> [How to complete this task]:
Word for word, transcribe the material below from its first line to the line with "static bool sym_walk_wanted()", both included.

-------- Extracted entries --------

struct GatedHist { u32 HB = 0, NBH = 0, N = 0; u32* hstart = nullptr; bool sym = false; };
static bool build_sym(const vdjx_pool* pool, int k) {
	return pool->sym && pool->W == 2 && (k & 1) && pool->n_records % 2 == 0;
}
static bool sym_walk_wanted() { static const bool on = !vdjx_env_set("VDJX_NO_SYM_WALK"); return on; }
static size_t gated_bucket_default() { static const size_t v = (size_t) vdjx_env_num("VDJX_GATED_BUCKET", 3072, 1, 1ll << 32); return v; }
template <typename A>
int stage_gated_hist(vdjx_ctx* c, A& db, const vdjx_pool* pool, int k, size_t per_bucket, u64 geometry_instances, GatedHist* gh, bool sym = false) {
	hipStream_t st = c->stream;
	const size_t R = sym ? pool->n_records / 2 : pool->n_records;
	const int P = pool->rl - k + 1;
	const u64 NI = geometry_instances ? geometry_instances : (u64) R * (u64) P;
	const size_t per = per_bucket ? per_bucket : gated_bucket_default();
	const u32 hb_max = pool->W > 2 ? 14u : 15u;
	u32 HB = ceil_log2_u64((NI + per - 1) / per);
	HB = std::max(8u, std::min(hb_max, HB));
	const u32 NBH = 1u << HB;
#ifdef VDJX_ABLATE
	static const u32 hist_dbg = (u32) vdjx_env_num("VDJX_HIST_DBG", 0, 0, 4);
#else
	constexpr u32 hist_dbg = 0;
#endif
	u32 nblk = (u32) std::min<size_t>(HIST_BLOCKS, (R + 4095) / 4096);
	if (nblk == 0) nblk = 1;
	size_t rpb = (R + nblk - 1) / nblk;
	u32 *hcnt, *hstart;
	HIP_TRY(db.alloc(&hcnt, NBH));
	HIP_TRY(db.alloc(&hstart, NBH + 1));
	HIP_TRY(hipMemsetAsync(hcnt, 0, (size_t) NBH * 4, st));
	const bool lng = pool->W > 2;
	const size_t lds_hist = (size_t) NBH * 4 + (HIST_THREADS / 64) * (lng ? GL_WAVE_BYTES_LONG : GL_WAVE_BYTES);
	HIP_TRY(hipFuncSetAttribute((const void*) k_gated_hist<false>, hipFuncAttributeMaxDynamicSharedMemorySize, (int) lds_hist));
	HIP_TRY(hipFuncSetAttribute((const void*) k_gated_hist<true>, hipFuncAttributeMaxDynamicSharedMemorySize, (int) lds_hist));
	HIP_TRY(hipFuncSetAttribute((const void*) k_gated_hist<false, true>, hipFuncAttributeMaxDynamicSharedMemorySize, (int) lds_hist));
	{
		vdjx_prof_scope ps(c, "k_gated_hist");
		if (lng) hipLaunchKernelGGL(k_gated_hist<true>, dim3(nblk), dim3(HIST_THREADS), lds_hist, st, pool->d_bases, pool->d_nmask, pool->d_lowq, R, pool->rl, k, HB, rpb, hcnt, hist_dbg);
		else if (sym) hipLaunchKernelGGL((k_gated_hist<false, true>), dim3(nblk), dim3(HIST_THREADS), lds_hist, st, pool->d_bases, pool->d_nmask, pool->d_lowq, R, pool->rl, k, HB, rpb, hcnt, hist_dbg);
		else hipLaunchKernelGGL(k_gated_hist<false>, dim3(nblk), dim3(HIST_THREADS), lds_hist, st, pool->d_bases, pool->d_nmask, pool->d_lowq, R, pool->rl, k, HB, rpb, hcnt, hist_dbg);
	}
	dbg_sync(c, "k_gated_hist");
	hipLaunchKernelGGL(k_bucket_scan, dim3(1), dim3(1024), 0, st, hcnt, NBH, hstart);
	HIP_TRY(hipMemcpyAsync(c->h_pin, hstart + NBH, 4, hipMemcpyDeviceToHost, st));
	HIP_TRY(hipStreamSynchronize(st));
	HIP_TRY(hipGetLastError());
#ifdef VDJX_ABLATE
	if (hist_dbg) return VDJX_ESTATE;
#endif
	const u32 N = *(const u32*) c->h_pin;
	c->stats["gated_instances"] = sym ? 2ull * N : N;
	gh->HB = HB; gh->NBH = NBH; gh->N = N; gh->hstart = hstart; gh->sym = sym;
	return VDJX_OK;
}

template <typename TUP, typename A>
int stage_gated_cut(vdjx_ctx* c, A& db, const vdjx_pool* pool, u64 rec_base, int k, size_t per_bucket, u64 geometry_instances, const GatedHist& gh, GTuples<TUP>* out) {
	hipStream_t st = c->stream;
	const bool sym = gh.sym;
	const size_t R = sym ? pool->n_records / 2 : pool->n_records;
	const int P = pool->rl - k + 1;
	const size_t per = per_bucket ? per_bucket : gated_bucket_default();
	const u32 hb_max = pool->W > 2 ? 14u : 15u;
	const bool lng = pool->W > 2;
	const u32 HB = gh.HB, NBH = gh.NBH, N = gh.N;
	u32* hstart = gh.hstart;
	size_t rpb;
	out->N = N;
	const u64 Ng = geometry_instances ? geometry_instances : (u64) N;
	static const size_t refine = (size_t) vdjx_env_num("VDJX_REFINE_TUPLES", 4096, 1, 1ll << 32);
	u32 T = 8;
	while (T < HB && ((u64) per << T) < Ng) T++;
	u32 extra = 0;
	const size_t refine_at = per_bucket ? std::max<size_t>(per_bucket, refine / 2) : refine;
	if (T == HB && HB == hb_max && Ng / NBH > refine_at) {
		extra = 1;
		while (extra < 5 && (Ng >> extra) / NBH > refine_at) extra++;
	}
	const u32 Tt = T + extra;
	const u32 NBt = 1u << Tt;
	HIP_TRY(db.alloc(&out->t, (size_t) N + 1));
	constexpr u32 stage_tuples = PARTR_STAGE_BYTES / (u32) sizeof(TUP);
	constexpr u32 lds_partr = PARTR_STAGE_BYTES + stage_tuples * 4;
	HIP_TRY(hipFuncSetAttribute((const void*) k_part_records_g<TUP, false>, hipFuncAttributeMaxDynamicSharedMemorySize, (int) lds_partr));
	HIP_TRY(hipFuncSetAttribute((const void*) k_part_records_g<TUP, true>, hipFuncAttributeMaxDynamicSharedMemorySize, (int) lds_partr));
	HIP_TRY(hipFuncSetAttribute((const void*) k_part_records_g<TUP, false, true>, hipFuncAttributeMaxDynamicSharedMemorySize, (int) lds_partr));
	HIP_TRY(hipFuncSetAttribute((const void*) k_part_tuples_g<TUP>, hipFuncAttributeMaxDynamicSharedMemorySize, PART_LDS_BYTES));
	u32 cbits = Tt, fbits = 0;
	if (Tt > 10) { cbits = extra ? Tt - 10 : 8; fbits = Tt - cbits; }
	const u32 NBc = 1u << cbits;
	u32 nblk2 = (u32) std::min<size_t>(1024, (R + 2047) / 2048);
	if (nblk2 == 0) nblk2 = 1;
	rpb = (R + nblk2 - 1) / nblk2;
	u32* gcur;
	HIP_TRY(db.alloc(&gcur, NBc));
	TUP* l1 = out->t;
	if (fbits) HIP_TRY(db.alloc(&l1, (size_t) N + 1));
	{
		vdjx_prof_scope ps(c, "k_part_records");
		hipLaunchKernelGGL(k_init_cursors, dim3((NBc + 255) / 256), dim3(256), 0, st, hstart, NBc, HB - cbits, gcur);
		const u64 NIl = (u64) R * (u64) P;
		u64 rr = N ? (u64) stage_tuples * 3 / 4 * NIl / ((u64) N * (u64) P) : 1u << 16;
		rr = std::max<u64>(PART_THREADS, std::min<u64>(rr / PART_THREADS * PART_THREADS, lng ? 1u << 14 : 1u << 16));
		if (lng) hipLaunchKernelGGL((k_part_records_g<TUP, true>), dim3(nblk2), dim3(PART_THREADS), lds_partr, st, pool->d_bases, pool->d_nmask, pool->d_lowq, R, rec_base,
		                            pool->rl, k, 64 - cbits, NBc, rpb, (u32) rr, gcur, l1);
		else if (sym) hipLaunchKernelGGL((k_part_records_g<TUP, false, true>), dim3(nblk2), dim3(PART_THREADS), lds_partr, st, pool->d_bases, pool->d_nmask, pool->d_lowq, R, rec_base,
		                                 pool->rl, k, 64 - cbits, NBc, rpb, (u32) rr, gcur, l1);
		else hipLaunchKernelGGL((k_part_records_g<TUP, false>), dim3(nblk2), dim3(PART_THREADS), lds_partr, st, pool->d_bases, pool->d_nmask, pool->d_lowq, R, rec_base,
		                        pool->rl, k, 64 - cbits, NBc, rpb, (u32) rr, gcur, l1);
	}
	dbg_sync(c, "k_part_records");
	u32* tstart;
	HIP_TRY(db.alloc(&tstart, NBt + 1));
	out->NB = NBt;
	out->bucket_start = tstart;
	constexpr u32 slices = PART_SLICES;
	if (extra) {
		u32* fine_cnt;
		HIP_TRY(db.alloc(&fine_cnt, NBt));
		HIP_TRY(hipMemsetAsync(fine_cnt, 0, (size_t) NBt * 4, st));
		vdjx_prof_scope ps(c, "k_seg_hist");
		hipLaunchKernelGGL(k_seg_hist_g<TUP>, dim3(NBc * slices), dim3(512), 0, st, l1, hstart, HB - cbits, slices, 64 - Tt, fbits, fine_cnt);
		hipLaunchKernelGGL(k_bucket_scan, dim3(1), dim3(1024), 0, st, fine_cnt, NBt, tstart);
	} else {
		hipLaunchKernelGGL(k_pick_u32, dim3((NBt + 1 + 255) / 256), dim3(256), 0, st, hstart, 1u << (HB - Tt), NBt + 1, tstart);
	}
	if (fbits) {
		u32* gcur2;
		HIP_TRY(db.alloc(&gcur2, NBt));
		vdjx_prof_scope ps(c, "k_part_tuples");
		hipLaunchKernelGGL(k_init_cursors, dim3((NBt + 255) / 256), dim3(256), 0, st, tstart, NBt, 0u, gcur2);
		hipLaunchKernelGGL(k_part_tuples_g<TUP>, dim3(NBc * slices), dim3(PART_THREADS), PART_LDS_BYTES, st, l1, hstart, HB - cbits, slices, 64 - Tt, fbits,
		                   gcur2, out->t);
	}
	return VDJX_OK;
}

template <typename TUP, typename A>
int stage_gated_partition(vdjx_ctx* c, A& db, const vdjx_pool* pool, u64 rec_base, int k, size_t per_bucket, u64 geometry_instances, GTuples<TUP>* out, bool sym = false) {
	GatedHist gh;
	int rc = stage_gated_hist(c, db, pool, k, per_bucket, geometry_instances, &gh, sym);
	if (rc) return rc;
	return stage_gated_cut<TUP>(c, db, pool, rec_base, k, per_bucket, geometry_instances, gh, out);
}

static int set_sub_tuples(vdjx_ctx* c) {
	static const u32 sub = (u32) vdjx_env_num("VDJX_SUB_TUPLES", 262144, 1, 0xFFFFFFFFll);
	if (c->sub_tuples_set != sub) {
		HIP_TRY(hipMemcpyToSymbolAsync(HIP_SYMBOL(g_sub_tuples), &sub, 4, 0, hipMemcpyHostToDevice, c->stream));
		c->sub_tuples_set = sub;
	}
	return VDJX_OK;
}
template <typename TUP, typename A>
int bucket_order(vdjx_ctx* c, A& db, const GTuples<TUP>& t, u32** order) {
	*order = nullptr;
	if (t.NB < 1024) return VDJX_OK;
	HIP_TRY(db.alloc(order, t.NB));
	hipLaunchKernelGGL(k_bucket_order, dim3(1), dim3(1024), 0, c->stream, t.bucket_start, t.NB, *order);
	return VDJX_OK;
}

template <typename TUP, typename A>
int stage_gated_reduce(vdjx_ctx* c, A& db, const GTuples<TUP>& t, const PoolView& pv, u64 rec_base, int k, int mf, int mq, SurvivorsG* sv, bool sym = false) {
	hipStream_t st = c->stream;
	int rc = set_sub_tuples(c);
	if (rc) return rc;
	if (mq >= 255) mq = 254;
	const u32 mqq = (u32) (mq < 0 ? 0 : (mq > 214 ? 214 : mq));
	const u32 tlow = 1 + (mqq + 19) / 20;
	const u32 cmin = (u32) std::max(mf, 2);
	const u32 mfu = (u32) std::max(mf, 0);
	const u32 cap = (sym ? t.N : t.N / 2) + 16;
	u32 *g_err, *n_surv;
	u64* g_distinct;
	HIP_TRY(db.alloc(&sv->lo, cap)); HIP_TRY(db.alloc(&sv->hi, cap)); HIP_TRY(db.alloc(&sv->gcnt, cap)); HIP_TRY(db.alloc(&sv->gfirst, cap));
	HIP_TRY(db.alloc(&g_distinct, 64 * 16 + 2));
	g_err = (u32*) (g_distinct + 64 * 16);
	n_surv = g_err + 1;
	u32* n_real = g_err + 2;
	HIP_TRY(hipMemsetAsync(g_distinct, 0, (64 * 16 + 2) * 8, st));
	SurvOutG so{sv->lo, sv->hi, sv->gcnt, sv->gfirst, n_surv, cap, n_real};
	static const u32 rd_dbg = (u32) vdjx_env_num("VDJX_RD_DBG", 0, 0, 9);
	if (t.N) {
		vdjx_prof_scope ps(c, "k_gated_reduce");
		u32* order;
		if ((rc = bucket_order(c, db, t, &order))) return rc;
		if (sym) hipLaunchKernelGGL((k_gated_reduce<TUP, true>), dim3(t.NB), dim3(RD_THREADS), 0, st, t.t, t.bucket_start, pv.bases, pv.nmask, pv.quals, pv.rl, pv.ob, k, rec_base,
		                            mfu, cmin, mqq, tlow, so, g_distinct, g_err, rd_dbg, (const u32*) order);
		else hipLaunchKernelGGL(k_gated_reduce<TUP>, dim3(t.NB), dim3(RD_THREADS), 0, st, t.t, t.bucket_start, pv.bases, pv.nmask, pv.quals, pv.rl, pv.ob, k, rec_base,
		                        mfu, cmin, mqq, tlow, so, g_distinct, g_err, rd_dbg, (const u32*) order);
	}
	u64* spread = (u64*) c->h_pin;
	u32* tail = (u32*) (spread + 64 * 16);
	static_assert((64 * 16 + 2) * 8 == VDJX_HPIN_SYNC_BYTES, "h_pin layout (vdjx_common.h)");
	HIP_TRY(hipMemcpyAsync(spread, g_distinct, VDJX_HPIN_SYNC_BYTES, hipMemcpyDeviceToHost, st));
	HIP_TRY(hipStreamSynchronize(st));
	HIP_TRY(hipGetLastError());
	const u32 ns = tail[1], err = tail[0];
	if (err) { vdjx_set_error("k_gated_reduce: %u buckets could not be split to fit LDS", err); return VDJX_EHIP; }
	if (ns > cap) { vdjx_set_error("survivor capacity logic failed (%u > %u)", ns, cap); return VDJX_EHIP; }
	sv->ndist = 0;
	for (int i = 0; i < 64; i++) sv->ndist += spread[i * 16];
	sv->n = ns;
	sv->n_real = sym ? tail[2] : ns;
	c->stats["kmer_build_shadows"] = ns - sv->n_real;
	return VDJX_OK;
}

struct RecountOut { u32* ucnt; u64* ufirst; u64* in_first; u32* in_from; u64* edge_first; u32* edge_to; };
struct RecountStatus { const u32* g_err = nullptr; const u32* n_items = nullptr; const unsigned long long* n_inst = nullptr; u32 ns = 0; };
#define VDJX_ESYMWALK (-1000)
static int recount_status_check(vdjx_ctx* c, const u32* hp, u32 ns) {
	if (hp[6] || hp[7]) { vdjx_set_error("the mirrored walk found %u + %u places where the chains are not mirror images", hp[6], hp[7]); return VDJX_ESYMWALK; }
	if (hp[0]) { vdjx_set_error("k_walk_items: item buffer too small (%u waves stopped)", hp[0]); return VDJX_EHIP; }
	if (hp[1]) { vdjx_set_error("internal error: %u of %u surviving k-mers were not met again in the records (VDJX_SYNC_DEBUG=1 names them)", hp[1], ns); return VDJX_EHIP; }
	c->stats["recount_items"] = hp[2];
	c->stats["recount_instances"] = *(const unsigned long long*) (hp + 4);
	return VDJX_OK;
}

--------

> [Exercise response]:
struct GatedHist { u32 HB = 0, NBH = 0, N = 0; u32* hstart = nullptr; bool sym = false; };
static bool build_sym(const vdjx_pool* pool, int k) {
	return pool->sym && pool->W == 2 && (k & 1) && pool->n_records % 2 == 0;
}
static bool sym_walk_wanted() { static const bool on = !vdjx_env_set("VDJX_NO_SYM_WALK"); return on; }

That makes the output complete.